Data ->
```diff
@@ -434,12 +450,15 @@
             } else if constexpr (Q8) {    \
                 kraw[u] = make_uint4(ld32_a2(kp_), ld32_a2(kp_ + 4), (uint32_t) ld16(kp_ - 2 - (sl & 3) * 8), 0u);  \
                 vraw[u] = make_uint4(ld32_a2(vp_), ld32_a2(vp_ + 4), (uint32_t) ld16(vp_ - 2 - (sl & 3) * 8), 0u);  \
+            } else if constexpr (FA_KV_NT != 0 && FAT && !BF) {   \
+                kraw[u] = fa_ld_nt16(kp_);                                              \
+                vraw[u] = fa_ld_nt16(vp_);                                              \
             } else {                                                                    \
                 kraw[u] = *(const uint4 *) kp_;                                         \
                 vraw[u] = *(const uint4 *) vp_;                                         \
             }                                                                           \
         }                                                                               \
-        const int pl = p0 + ul * (WV * RPW) + wave * RPW + sub;                         \
+        const int pl = p0 + ul * (WV * RPW) + wave * RPW + sub;                        \
         okl = pl < kv1;                                                                 \
         int plc_ = min(pl, kv1 - 1);                                                    \
         if constexpr (LIST) {                                                           \
@@ -447,7 +466,8 @@
             _Pragma("unroll") for (int u = 1; u < NG; ++u) plc_ = ul == u ? nidx[u] : plc_; \
             plc_ = okl ? plc_ : first;                                                  \
         }                                                                               \
-        mvl = mp ? h2f(mp[plc_]) : 0.0f;                                                \
+        if constexpr (FA_MASK_LATE != 0) mrl = mp ? mp[plc_] : (uint16_t) 0;            \
+        else mvl = mp ? h2f(mp[plc_]) : 0.0f;                                           \
         if constexpr (LIST) FA_LIST_AHEAD(p0 + TRIP)                                    \
     }
     uint32_t vis = 0xFFFFFFFFu;
@@ -553,8 +573,14 @@
         }
         float t[LPR];
         float vf[NG][8];
+        const int rem = SKIP ? NG * WV * RPW : kv1 - p0 - wrow;
 #pragma unroll
         for (int u = 0; u < NG; ++u) {
+            if (u * (WV * RPW) >= rem) {
+#pragma unroll
+                for (int g = 0; g < G; ++g) t[u * G + g] = 0.0f;
+                continue;
+            }
             uint32_t ku[4] = {kraw[u].x, kraw[u].y, kraw[u].z, kraw[u].w}, vu[4] = {vraw[u].x, vraw[u].y, vraw[u].z, vraw[u].w};
             if constexpr (DQ) {
                 constexpr bool OFFSET = KVT == GGML_TYPE_Q4_1 || KVT == GGML_TYPE_Q5_1;
@@ -624,10 +650,13 @@
         if (trip == 0) { asm volatile("" :: "v"(t[0]), "v"(t[15])); FA_STAMP_AT(3) }
 #endif
         const bool more = p_next < kv1 && (!SKIP || ((vis >> (trip + 1)) & 1u));
-        const float mv_cur = mvl;
+        const float mv_cur = FA_MASK_LATE != 0 ? h2f(mrl) : mvl;
         const bool ok_cur = okl;
         p0 = p_next;
-        if (more) FA_LOAD_TRIP()
+        if (more) {
+            if constexpr (!SKIP) __builtin_amdgcn_s_waitcnt(0x0F70);
+            FA_LOAD_TRIP()
+        }
         float w8[8], w4[4], w2[2];
 #pragma unroll
         for (int j = 0; j < 8; ++j) {
@@ -683,17 +712,23 @@
         const float pj_ = (lane & 8) ? pb_ : pa_;                                           \
         _Pragma("unroll") for (int i = 0; i < 8; ++i) acc[(j) % G][i] = fmaf(pj_, vf[(j) / G][i], acc[(j) % G][i]); \
     }
-        if constexpr (LPR == 16) {
-            FA_PAIR(0) FA_PAIR(1) FA_PAIR(2) FA_PAIR(3) FA_PAIR(4) FA_PAIR(5) FA_PAIR(6) FA_PAIR(7)
-            FA_PAIR(8) FA_PAIR(9) FA_PAIR(10) FA_PAIR(11) FA_PAIR(12) FA_PAIR(13) FA_PAIR(14) FA_PAIR(15)
-        } else {
-            FA_PAIR8(0) FA_PAIR8(1) FA_PAIR8(2) FA_PAIR8(3) FA_PAIR8(4) FA_PAIR8(5) FA_PAIR8(6) FA_PAIR8(7)
-        }
+#define FA_PAIR_G(u, g) if constexpr ((g) < G) { if constexpr (LPR == 16) FA_PAIR((u) * G + (g)) else FA_PAIR8((u) * G + (g)) }
+#define FA_GROUP(u)                                                                         \
+    if constexpr ((u) < NG) {                                                               \
+        if ((u) * (WV * RPW) < rem) {                                                       \
+            FA_PAIR_G(u, 0) FA_PAIR_G(u, 1) FA_PAIR_G(u, 2) FA_PAIR_G(u, 3) FA_PAIR_G(u, 4) FA_PAIR_G(u, 5) FA_PAIR_G(u, 6) FA_PAIR_G(u, 7) \
+        }                                                                                   \
+    }
+        FA_GROUP(0) FA_GROUP(1) FA_GROUP(2) FA_GROUP(3) FA_GROUP(4) FA_GROUP(5) FA_GROUP(6) FA_GROUP(7)
+#undef FA_GROUP
+#undef FA_PAIR_G
 #undef FA_PAIR8
 #undef FA_PAIR
     }
 #undef FA_LOAD_TRIP
 #undef FA_LIST_AHEAD
+#undef FA_LIST_AHEAD_ALL
+#undef FA_LIVE
 #ifdef FA_STAMP
     asm volatile("" :: "v"(acc[0][0]), "v"(acc[G - 1][7]));
     FA_STAMP_AT(4)
```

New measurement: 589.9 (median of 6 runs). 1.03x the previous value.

What you need to do ->
Everything in the data above should be output exactly as it stands.

Output below ->
```diff
@@ -434,12 +450,15 @@
             } else if constexpr (Q8) {    \
                 kraw[u] = make_uint4(ld32_a2(kp_), ld32_a2(kp_ + 4), (uint32_t) ld16(kp_ - 2 - (sl & 3) * 8), 0u);  \
                 vraw[u] = make_uint4(ld32_a2(vp_), ld32_a2(vp_ + 4), (uint32_t) ld16(vp_ - 2 - (sl & 3) * 8), 0u);  \
+            } else if constexpr (FA_KV_NT != 0 && FAT && !BF) {   \
+                kraw[u] = fa_ld_nt16(kp_);                                              \
+                vraw[u] = fa_ld_nt16(vp_);                                              \
             } else {                                                                    \
                 kraw[u] = *(const uint4 *) kp_;                                         \
                 vraw[u] = *(const uint4 *) vp_;                                         \
             }                                                                           \
         }                                                                               \
-        const int pl = p0 + ul * (WV * RPW) + wave * RPW + sub;                         \
+        const int pl = p0 + ul * (WV * RPW) + wave * RPW + sub;                        \
         okl = pl < kv1;                                                                 \
         int plc_ = min(pl, kv1 - 1);                                                    \
         if constexpr (LIST) {                                                           \
@@ -447,7 +466,8 @@
             _Pragma("unroll") for (int u = 1; u < NG; ++u) plc_ = ul == u ? nidx[u] : plc_; \
             plc_ = okl ? plc_ : first;                                                  \
         }                                                                               \
-        mvl = mp ? h2f(mp[plc_]) : 0.0f;                                                \
+        if constexpr (FA_MASK_LATE != 0) mrl = mp ? mp[plc_] : (uint16_t) 0;            \
+        else mvl = mp ? h2f(mp[plc_]) : 0.0f;                                           \
         if constexpr (LIST) FA_LIST_AHEAD(p0 + TRIP)                                    \
     }
     uint32_t vis = 0xFFFFFFFFu;
@@ -553,8 +573,14 @@
         }
         float t[LPR];
         float vf[NG][8];
+        const int rem = SKIP ? NG * WV * RPW : kv1 - p0 - wrow;
 #pragma unroll
         for (int u = 0; u < NG; ++u) {
+            if (u * (WV * RPW) >= rem) {
+#pragma unroll
+                for (int g = 0; g < G; ++g) t[u * G + g] = 0.0f;
+                continue;
+            }
             uint32_t ku[4] = {kraw[u].x, kraw[u].y, kraw[u].z, kraw[u].w}, vu[4] = {vraw[u].x, vraw[u].y, vraw[u].z, vraw[u].w};
             if constexpr (DQ) {
                 constexpr bool OFFSET = KVT == GGML_TYPE_Q4_1 || KVT == GGML_TYPE_Q5_1;
@@ -624,10 +650,13 @@
         if (trip == 0) { asm volatile("" :: "v"(t[0]), "v"(t[15])); FA_STAMP_AT(3) }
 #endif
         const bool more = p_next < kv1 && (!SKIP || ((vis >> (trip + 1)) & 1u));
-        const float mv_cur = mvl;
+        const float mv_cur = FA_MASK_LATE != 0 ? h2f(mrl) : mvl;
         const bool ok_cur = okl;
         p0 = p_next;
-        if (more) FA_LOAD_TRIP()
+        if (more) {
+            if constexpr (!SKIP) __builtin_amdgcn_s_waitcnt(0x0F70);
+            FA_LOAD_TRIP()
+        }
         float w8[8], w4[4], w2[2];
 #pragma unroll
         for (int j = 0; j < 8; ++j) {
@@ -683,17 +712,23 @@
         const float pj_ = (lane & 8) ? pb_ : pa_;                                           \
         _Pragma("unroll") for (int i = 0; i < 8; ++i) acc[(j) % G][i] = fmaf(pj_, vf[(j) / G][i], acc[(j) % G][i]); \
     }
-        if constexpr (LPR == 16) {
-            FA_PAIR(0) FA_PAIR(1) FA_PAIR(2) FA_PAIR(3) FA_PAIR(4) FA_PAIR(5) FA_PAIR(6) FA_PAIR(7)
-            FA_PAIR(8) FA_PAIR(9) FA_PAIR(10) FA_PAIR(11) FA_PAIR(12) FA_PAIR(13) FA_PAIR(14) FA_PAIR(15)
-        } else {
-            FA_PAIR8(0) FA_PAIR8(1) FA_PAIR8(2) FA_PAIR8(3) FA_PAIR8(4) FA_PAIR8(5) FA_PAIR8(6) FA_PAIR8(7)
-        }
+#define FA_PAIR_G(u, g) if constexpr ((g) < G) { if constexpr (LPR == 16) FA_PAIR((u) * G + (g)) else FA_PAIR8((u) * G + (g)) }
+#define FA_GROUP(u)                                                                         \
+    if constexpr ((u) < NG) {                                                               \
+        if ((u) * (WV * RPW) < rem) {                                                       \
+            FA_PAIR_G(u, 0) FA_PAIR_G(u, 1) FA_PAIR_G(u, 2) FA_PAIR_G(u, 3) FA_PAIR_G(u, 4) FA_PAIR_G(u, 5) FA_PAIR_G(u, 6) FA_PAIR_G(u, 7) \
+        }                                                                                   \
+    }
+        FA_GROUP(0) FA_GROUP(1) FA_GROUP(2) FA_GROUP(3) FA_GROUP(4) FA_GROUP(5) FA_GROUP(6) FA_GROUP(7)
+#undef FA_GROUP
+#undef FA_PAIR_G
 #undef FA_PAIR8
 #undef FA_PAIR
     }
 #undef FA_LOAD_TRIP
 #undef FA_LIST_AHEAD
+#undef FA_LIST_AHEAD_ALL
+#undef FA_LIVE
 #ifdef FA_STAMP
     asm volatile("" :: "v"(acc[0][0]), "v"(acc[G - 1][7]));
     FA_STAMP_AT(4)
```

New measurement: 589.9 (median of 6 runs). 1.03x the previous value.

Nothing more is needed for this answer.